Dès l'ouverture des débats, la conseillère communale socialiste Emeline Petit a donné le ton. "Ce dossier dépasse largement une simple modification de voirie. Il pose la question de la manière dont nous voulons faire évoluer nos villages", a-t-elle déclaré.
" On supprime une protection pour créer un risque "
Au coeur des critiques, la gestion des eaux et le risque d'inondation. Selon l'élue PS, le terrain concerné joue aujourd'hui un rôle de "tampon naturel " pour les habitations voisines. Elle estime que l'urbanisation du site pourrait aggraver les problèmes hydrologiques dans le quartier. "On supprime une protection pour créer un risque", a-t-elle affirmé, jugeant insuffisant le bassin d'orage prévu dans le projet.
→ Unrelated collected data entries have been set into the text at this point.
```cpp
int ss_subm_f32_ok(int cin_padded, int cout);
int ss_subm_f32_fwd(const float* in, const float* wq, const float* bias, const int32_t* nbr_walk, const int32_t* rowperm,
                    float* out, int64_t n, int cin_padded, int cout, int taps, ss_stream_t stream);
int ss_subm_f32_dgrad_dup(const float* dout_folded, const float* wq, const int32_t* nbr_walk, const int32_t* rowperm, float* din,
                          int64_t n, int cin_padded, int cout, int taps, ss_stream_t stream);
int ss_subm_f32_wgrad(const float* in, const float* dout, const int32_t* nbr_walk, const int32_t* rowperm,
                      const int32_t* blk_count, const int32_t* blk_list, float* dweight, int64_t n, int cin_padded,
                      int cin, int cout, int taps, ss_stream_t stream);

int ss_subm_conv_wgrad_pipe_walk(const void* in, const void* dout, const int32_t* nbr_walk, const int32_t* rowperm,
                                 const int32_t* blk_count, const int32_t* blk_list, float* dweight, int64_t n, int cin, int cout,
                                 int taps, ss_stream_t stream);
int ss_subm_conv_wgrad_uses_pipe(int64_t n, int cin, int cout, int taps);
int ss_subm_conv_wgrad_walk(const void* in, const void* dout, const int32_t* nbr, const int32_t* nbr_walk, const int32_t* rowperm,
                            const int32_t* blk_count, const int32_t* blk_list, float* dweight, int64_t n, int cin, int cout,
                            int taps, ss_stream_t stream);

int ss_add_layernorm_fwd(const void* x, int x_dtype, const void* y, int y_dtype, const float* rowscale,
                         const float* gamma, const float* beta, float eps, void* xout, int xout_dtype, void* xcopy_bf16,
                         void* h, int h_dtype, float* mean, float* rstd, int64_t n, int channels, ss_stream_t stream);
int ss_ln_add_ln_fwd(const void* x, int x_dtype, const void* t, int t_dtype, const float* gamma0, const float* beta0, float eps0,
                     const float* gamma1, const float* beta1, float eps1, float* xout, void* h, int h_dtype, float* stats,
                     int64_t n, int channels, ss_stream_t stream);
int ss_ln_add_ln_bwd(const float* g_xout, const void* g_h, int g_h_dtype, const float* xout, const void* t, int t_dtype,
                     const float* stats, const float* gamma0, const float* gamma1, void* g_x, int g_x_dtype, void* g_t,
                     int g_t_dtype, float* part, int64_t n, int channels, int nblocks, ss_stream_t stream);
int ss_add_layernorm_bwd_blocks(int64_t n);

int ss_block_tail_rows(void);
int ss_block_tail_bwd_blocks(int64_t n);
int ss_block_tail_fwd(const void* feat, const float* x, const float* rs1, const float* rs2, const void* wp, const void* bp,
                      const void* w1, const void* b1, const void* w2, const void* b2, int bias_dtype, const float* gamma, const float* beta,
                      float eps, float* x_mid, float* mean, float* rstd, void* h2, void* u, void* a, float* x_out,
                      void* xcopy_bf16, int64_t n, int channels, ss_stream_t stream);
int ss_block_tail_bwd(const float* g_xout, const void* g_xcopy_bf16, const float* x_mid, const float* mean, const float* rstd,
                      const void* u, const float* rs1, const float* rs2, const float* gamma, const void* wp_t, const void* w1_t,
                      const void* w2_t, float* g_mid, void* dfeat, void* dy2, void* du, void* dy1, float* part, int64_t n,
                      int channels, int nblocks, ss_stream_t stream);
int ss_group_partial_sums_outputs_per_workgroup(void);
int ss_group_partial_sums(const int64_t* desc, const int32_t* wg_start, int nprob, int total_workgroups, ss_stream_t stream);
int ss_transpose16_group(const int64_t* desc, const int32_t* wg_start, int nprob, int total_workgroups, ss_stream_t stream);
int ss_subm_weight_mirror_group_tile(void);
int ss_subm_weight_mirror_group(const int64_t* desc, const int32_t* wg_start, int nprob, int total_workgroups, ss_stream_t stream);
int ss_add_layernorm_bwd(const void* g_xout, int g_xout_dtype, const void* g_xcopy, int g_xcopy_dtype, const void* g_h,
// ... 204 lines not shown
```

scenesplat_amd/csrc/wgrad8.hip:

```cpp
#include "grouped.h"
#include <stdlib.h>

typedef __attribute__((ext_vector_type(8))) __bf16 w8_bf8_t;
typedef __attribute__((ext_vector_type(4))) short w8_s4_t;
typedef __attribute__((ext_vector_type(8))) short w8_s8_t;
typedef __attribute__((address_space(3))) w8_s4_t w8_lds_s4_t;
#define W8_MFMA(a, b, c) __builtin_amdgcn_mfma_f32_16x16x32_bf16((a), (b), (c), 0, 0, 0)

#define W8_BUF 65536
#define W8_HALF 16384
#define W8_OFF_B 32768
#define W8_CHUNK 60
#define W8_OFF_ISITE 131072
#define W8_OFF_JSITE (W8_OFF_ISITE + W8_CHUNK * 64 * 4)
#define W8_LDS_BYTES (W8_OFF_JSITE + W8_CHUNK * 64 * 4)
#define W8_ZERO_ELEMS 4096

__device__ uint4 w8_zero[W8_ZERO_ELEMS / 8];

__device__ __forceinline__ void w8_glds16(const void* gsrc, unsigned lds_wave_base) {
  asm volatile("s_mov_b32 m0, %1\n\ts_nop 0\n\tglobal_load_lds_dwordx4 %0, off" ::"v"(gsrc), "s"(lds_wave_base) : "memory");
}
__device__ __forceinline__ w8_bf8_t w8_tr2(const char* p) {
  w8_s4_t lo = __builtin_amdgcn_ds_read_tr16_b64_v4i16((w8_lds_s4_t*)(p));
// ... 239 lines not shown
      }
  if (do_bias && lq == 0) {
#pragma unroll
    for (int ha = 0; ha < 2; ++ha)
#pragma unroll
      for (int r = 0; r < 4; ++r) {
        const int co = m0 + 128 * wr + 64 * ha + 16 * wc + 4 * g + r;
        if (co < Cout) atomicAdd(dbias + co, accb[ha][r]);
      }
  }
}

#undef W8_BIAS

#define W8_XG 3
__device__ __forceinline__ int w8_xcd_order(int L, int nb) {
  const int row = 8 * W8_XG, full = nb / row * row;
  if (L >= full) return L;
  const int xcd = L & 7, slot = L >> 3;
  return ((slot / W8_XG) * 8 + xcd) * W8_XG + slot % W8_XG;
}
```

Le groupe socialiste a également relayé les inquiétudes exprimées lors de l'enquête publique concernant la pression déjà ressentie sur les infrastructures locales : réseau électrique, débit d'eau, mobilité ou encore qualité de la connexion internet. "Ajouter quinze ménages supplémentaires sans démontrer clairement que les infrastructures pourront suivre n'est pas acceptable pour les habitants", a poursuivi Emeline Petit.
L'opposition a aussi insisté sur la nécessité de préserver le caractère rural du village. "Barry n'est pas un quartier urbain que l'on peut densifier à tout prix", a encore déclaré la conseillère communale.
" Nous ne votons pas le permis d'urbanisme "
Face aux critiques, l'échevin de l'Urbanisme Benjamin Brotcorne (Les Engagés) a tenté de recentrer les débats sur l'objet exact du vote. " Ce soir, on ne vote pas encore le permis d'urbanisme", a-t-il rappelé. "Nous nous prononçons dans le cadre du décret voirie sur la création et la modification des voiries nécessaires au projet."
L'échevin a assuré avoir rencontré plusieurs riverains lors de la clôture de l'enquête publique et affirmé que leurs remarques avaient été prises en considération.
Concernant les craintes liées aux inondations, il a détaillé plusieurs mesures techniques imposées au promoteur : bassin de rétention, matériaux perméables ou semi-perméables, limitation des débits rejetés et obligations d'entretien. " Le bassin n'est pas un espace abandonné. Il est conçu comme un ouvrage technique de gestion des eaux ", a insisté Benjamin Brotcorne.
L'échevin a également défendu un projet "qui reste dans une typologie villageoise ", évoquant quinze maisons unifamiliales à gabarit limité plutôt qu'un immeuble collectif.
Des riverains toujours inquiets
Ces explications n'ont toutefois pas convaincu l'opposition. Emeline Petit a notamment remis en cause la capacité du réseau électrique à absorber l'arrivée de nouveaux logements. ""Les riverains subissent déjà des diminutions et des pertes d'énergie. Ajouter quinze nouvelles habitations ne va pas améliorer la situation", a-t-elle estimé.
La conseillère socialiste a finalement confirmé le vote négatif de son groupe. "Oui, ce sont peut-être des projets importants pour le logement et le développement, mais pas n'importe comment, pas à n'importe quel prix et pas dans un petit village rural comme Barry."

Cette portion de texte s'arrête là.